| EXERCISE |
Run through the records and show each line that includes the string "blockDim".

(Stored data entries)
◇ ◇ ◇

__global__ __launch_bounds__(256) void rows_kernel(const float* __restrict__ xs, const int* __restrict__ x_len,
                                                   const int* __restrict__ path_label, int T, int B, int V, int Sp,
                                                   float* __restrict__ lse_out, float* __restrict__ lp, const float* __restrict__ lse_in) {
    __shared__ float scratch[32];
    if (lse_in) {
        const int row = blockIdx.x * 4 + (int)(threadIdx.x >> 6), lane = threadIdx.x & 63;
        if (row >= T * B) return;
        const int t = row / B, b = row - t * B;
        const int xl = x_len ? min(x_len[b], T) : T;
        if (t >= xl) return;
        const float* x = xs + (size_t)row * V;
        const float lse = lse_in[row];
        if (lane == 0) lse_out[row] = lse;
        const int* pl = path_label + (size_t)b * Sp;
        float* out = lp + ((size_t)b * T + t) * Sp;
        for (int s = lane; s < Sp; s += 64) {
            const int l = pl[s];
            out[s] = l >= 0 ? x[l] - lse : -INFINITY;
        }
        return;
    }
    const int row = blockIdx.x;
    const int t = row / B, b = row - t * B;
    const int xl = x_len ? min(x_len[b], T) : T;
    if (t >= xl) return;
    const float* x = xs + (size_t)row * V;
    float m = -INFINITY;
    const bool vec = ((V & 3) == 0) && ((((uintptr_t)x) & 15) == 0);
    if (vec) {
        const float4* x4 = reinterpret_cast<const float4*>(x);
        for (int i = threadIdx.x; i < (V >> 2); i += blockDim.x) {
            const float4 v = x4[i];
            m = fmaxf(m, fmaxf(fmaxf(v.x, v.y), fmaxf(v.z, v.w)));
        }
    } else {
        for (int i = threadIdx.x; i < V; i += blockDim.x) m = fmaxf(m, x[i]);
    }
    m = block_max(m, scratch);
    float sum = 0.f;
    if (vec) {
        const float4* x4 = reinterpret_cast<const float4*>(x);
        for (int i = threadIdx.x; i < (V >> 2); i += blockDim.x) {
            const float4 v = x4[i];
            sum += __expf(v.x - m) + __expf(v.y - m) + __expf(v.z - m) + __expf(v.w - m);
        }
    } else {
        for (int i = threadIdx.x; i < V; i += blockDim.x) sum += __expf(x[i] - m);
    }
    sum = block_sum(sum, scratch);
    const float lse = m + __logf(sum);
    if (threadIdx.x == 0) lse_out[row] = lse;
    const int* pl = path_label + (size_t)b * Sp;
    float* out = lp + ((size_t)b * T + t) * Sp;
    for (int s = threadIdx.x; s < Sp; s += blockDim.x) {
        const int l = pl[s];
        out[s] = l >= 0 ? x[l] - lse : -INFINITY;
    }
}

constexpr int kOccChunk = 8192;

__global__ __launch_bounds__(256) void grad_kernel(const float* __restrict__ xs, const int* __restrict__ x_len,
                                                   const int* __restrict__ path_label,
                                                   const int* __restrict__ path_len, const float* __restrict__ lse_in,
                                                   const double* __restrict__ alpha, const double* __restrict__ beta,
                                                   const double* __restrict__ total, const float* __restrict__ gy,
                                                   int gy_per_utt, float scale, int T, int B, int V, int Sp,
                                                   float* __restrict__ grad) {
    extern __shared__ __attribute__((aligned(16))) char smem[];
    float* occ = reinterpret_cast<float*>(smem);
    const int row = blockIdx.x;
    const int t = row / B, b = row - t * B;
    const int xl = x_len ? min(x_len[b], T) : T;
    float* g = grad + (size_t)row * V;
    const bool vec = ((V & 3) == 0) && ((((uintptr_t)g) & 15) == 0) && ((((uintptr_t)(xs + (size_t)row * V)) & 15) == 0);
    if (t >= xl) {
        if (vec) {
            float4* g4 = reinterpret_cast<float4*>(g);
            for (int i = threadIdx.x; i < (V >> 2); i += blockDim.x) g4[i] = make_float4(0.f, 0.f, 0.f, 0.f);
        } else {
            for (int i = threadIdx.x; i < V; i += blockDim.x) g[i] = 0.f;
        }
        return;
    }
    const float* x = xs + (size_t)row * V;
    const float lse = lse_in[row];
    const double tot = total[b];
    float sc = scale;
    if (gy) sc *= gy_per_utt ? gy[b] : gy[0];
// ... 26 lines not shown
                r.x = (__expf(xv.x - lse) - ov.x) * sc;
                r.y = (__expf(xv.y - lse) - ov.y) * sc;
                r.z = (__expf(xv.z - lse) - ov.z) * sc;
                r.w = (__expf(xv.w - lse) - ov.w) * sc;
                g4[i] = r;
            }
        } else {
            for (int i = threadIdx.x; i < vn; i += blockDim.x) g[v0 + i] = (__expf(x[v0 + i] - lse) - occ[i]) * sc;
        }
        __syncthreads();
    }
}
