# facebookresearch/nonrigid_nerf

Hardware: NVIDIA H100
Metric: rays/sec (64c+128f samples, 8x256 MLP), example_sequence training step (higher is better)
Workload: dtype f16 (tensor-core operands; f32 accumulate)

## Files before the change

include/nrnerf_b200.h:

```cpp
#ifndef NRNERF_B200_H
#define NRNERF_B200_H

#include <stddef.h>
#include <stdint.h>

#ifdef __cplusplus
extern "C" {
#endif

#define NRN_ABI_VERSION 4

#define NRN_OK 0
#define NRN_E_INVALID (-1)
#define NRN_E_CUDA (-2)
#define NRN_E_DEVICE (-3)

int nrn_abi_version(void);
const char* nrn_last_error(void);

int nrn_device_error(int* code_out);

size_t nrn_packed_nerf_bytes(void);
size_t nrn_packed_bender_bytes(void);
int nrn_pack_nerf(const float* const* w, const float* const* b, int input_ch, int out_ch, void* packed,
// ... 23 lines not shown
  const void* nerf_packed;
  const void* bender_packed;
  int32_t out_ch;
  int32_t use_cutoff;  float rigidity_cutoff;
  int32_t use_scaling; float scaling;
  int32_t use_removal; float removal_threshold;
  float* raw;
  float* initial_input_pts;
  float* input_pts;
  float* unmasked_offsets;
  float* masked_offsets;
  float* rigidity_mask;
  void* stash;
  void* stream;
  void* relu_mask;
} NrnFieldArgs;
int nrn_field_forward(const NrnFieldArgs* args);

typedef struct NrnCompositeArgs {
  const float* raw;
  const float* z_vals;
  const float* rays_d;
  int32_t rays_d_stride;
  const float* noise;
  int32_t n_rays, n_samples, channels, white_bkgd;
  float* rgb_map;
  float* disp_map;
  float* acc_map;
  float* depth_map;
  float* weights;
// ... 282 lines not shown
```

nonrigid_nerf_b200/_lib.py:

```python
from __future__ import annotations

import ctypes as C
import os
import threading

_HERE = os.path.dirname(os.path.abspath(__file__))
LIB_PATH = os.path.join(_HERE, "libnrnerf_b200.so")
ABI_VERSION = 4

_f32p = C.POINTER(C.c_float)
_vp = C.c_void_p


class NrnFieldArgs(C.Structure):
    _fields_ = [
        ("rays", _vp), ("z_vals", _vp), ("points", _vp), ("points_stride", C.c_int64),
        ("latents", _vp), ("latent_stride", C.c_int64),
        ("n_rays", C.c_int32), ("n_samples", C.c_int32),
        ("nerf_packed", _vp), ("bender_packed", _vp),
        ("out_ch", C.c_int32),
        ("use_cutoff", C.c_int32), ("rigidity_cutoff", C.c_float),
        ("use_scaling", C.c_int32), ("scaling", C.c_float),
        ("use_removal", C.c_int32), ("removal_threshold", C.c_float),
        ("raw", _vp), ("initial_input_pts", _vp), ("input_pts", _vp), ("unmasked_offsets", _vp),
        ("masked_offsets", _vp), ("rigidity_mask", _vp),
        ("stash", _vp),
        ("stream", _vp),
        ("relu_mask", _vp),
    ]


class NrnViewArgs(C.Structure):
    _fields_ = [
        ("views_packed", _vp), ("viewdirs", _vp), ("viewdirs_stride", C.c_int64), ("workspace", _vp),
    ]


class NrnViewTrainArgs(C.Structure):
    _fields_ = [("views_stash", _vp), ("hv_mask", _vp)]


class NrnViewBwdArgs(C.Structure):
    _fields_ = [("views_t_packed", _vp), ("views_stash", _vp), ("views_grad_stash", _vp), ("hv_mask", _vp)]
# ... 211 lines not shown
    "nrn_lpips": (C.c_int, [C.POINTER(NrnLpipsArgs)]),
    "nrn_timing_enable": (C.c_int, [C.c_int]),
    "nrn_timing_read": (C.c_int, [C.POINTER(C.c_double), C.POINTER(C.c_int), C.c_int]),
}

KERNEL_KINDS = ("field_fwd", "field_dgrad", "wgrad", "composite", "composite_bwd", "divergence")
TC_KERNEL_KINDS = ("tc_latent_bias", "tc_latent_bwd")
VIEW_KERNEL_KINDS = ("views_bend", "views_field")
VIEW_TRAIN_KERNEL_KINDS = ("views_field_train", "views_dgrad", "views_wgrad")
DET_KERNEL_KINDS = ("latent_reduce", "div_loss_reduce")
HELD_OUT_KERNEL_KINDS = ("field_dgrad_held_out", "div_bwd_held_out")
EVAL_KERNEL_KINDS = ("image_scores", "disparity_images", "frame_std_image")
FRAME_IMAGE_KERNEL_KINDS = ("frame_images",)
MESH_KERNEL_KINDS = ("mesh_points", "mesh_count", "mesh_emit", "mesh_colors")
LPIPS_KERNEL_KINDS = ("lpips_input", "lpips_conv", "lpips_pool", "lpips_distance")


def timing_enable(on: bool) -> None:
    check(load().nrn_timing_enable(1 if on else 0), "timing_enable")


def timing_read(kinds=KERNEL_KINDS):
    n = len(kinds)
    ms = (C.c_double * n)()
    cnt = (C.c_int * n)()
    check(load().nrn_timing_read(ms, cnt, n), "timing_read")
    return {k: (ms[i], cnt[i]) for i, k in enumerate(kinds)}

_lib = None
_lock = threading.Lock()
# ... 35 lines not shown
```

nonrigid_nerf_b200/csrc/c_abi.cu:

```cuda
#include <cstdarg>
#include <cstdio>
#include <cstring>
#include <cstdlib>
#include "../../include/nrnerf_b200.h"
#include "nrn_common.cuh"
#include "pack.cuh"
#include "ray_ops.cuh"
#include "wgrad.cuh"
#include "div.cuh"
#include "loss.cuh"
#include "adam.cuh"
#include "peer.cuh"
#include "det_reduce.cuh"
#include "eval.cuh"
#include "mesh.cuh"
#include "lpips.cuh"
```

◇ ◇ ◇

| RESPONSE TO THE EXERCISE |
        for (int i = threadIdx.x; i < (V >> 2); i += blockDim.x) {
        for (int i = threadIdx.x; i < V; i += blockDim.x) m = fmaxf(m, x[i]);
        for (int i = threadIdx.x; i < (V >> 2); i += blockDim.x) {
        for (int i = threadIdx.x; i < V; i += blockDim.x) sum += __expf(x[i] - m);
    for (int s = threadIdx.x; s < Sp; s += blockDim.x) {
            for (int i = threadIdx.x; i < (V >> 2); i += blockDim.x) g4[i] = make_float4(0.f, 0.f, 0.f, 0.f);
            for (int i = threadIdx.x; i < V; i += blockDim.x) g[i] = 0.f;
            for (int i = threadIdx.x; i < vn; i += blockDim.x) g[v0 + i] = (__expf(x[v0 + i] - lse) - occ[i]) * sc;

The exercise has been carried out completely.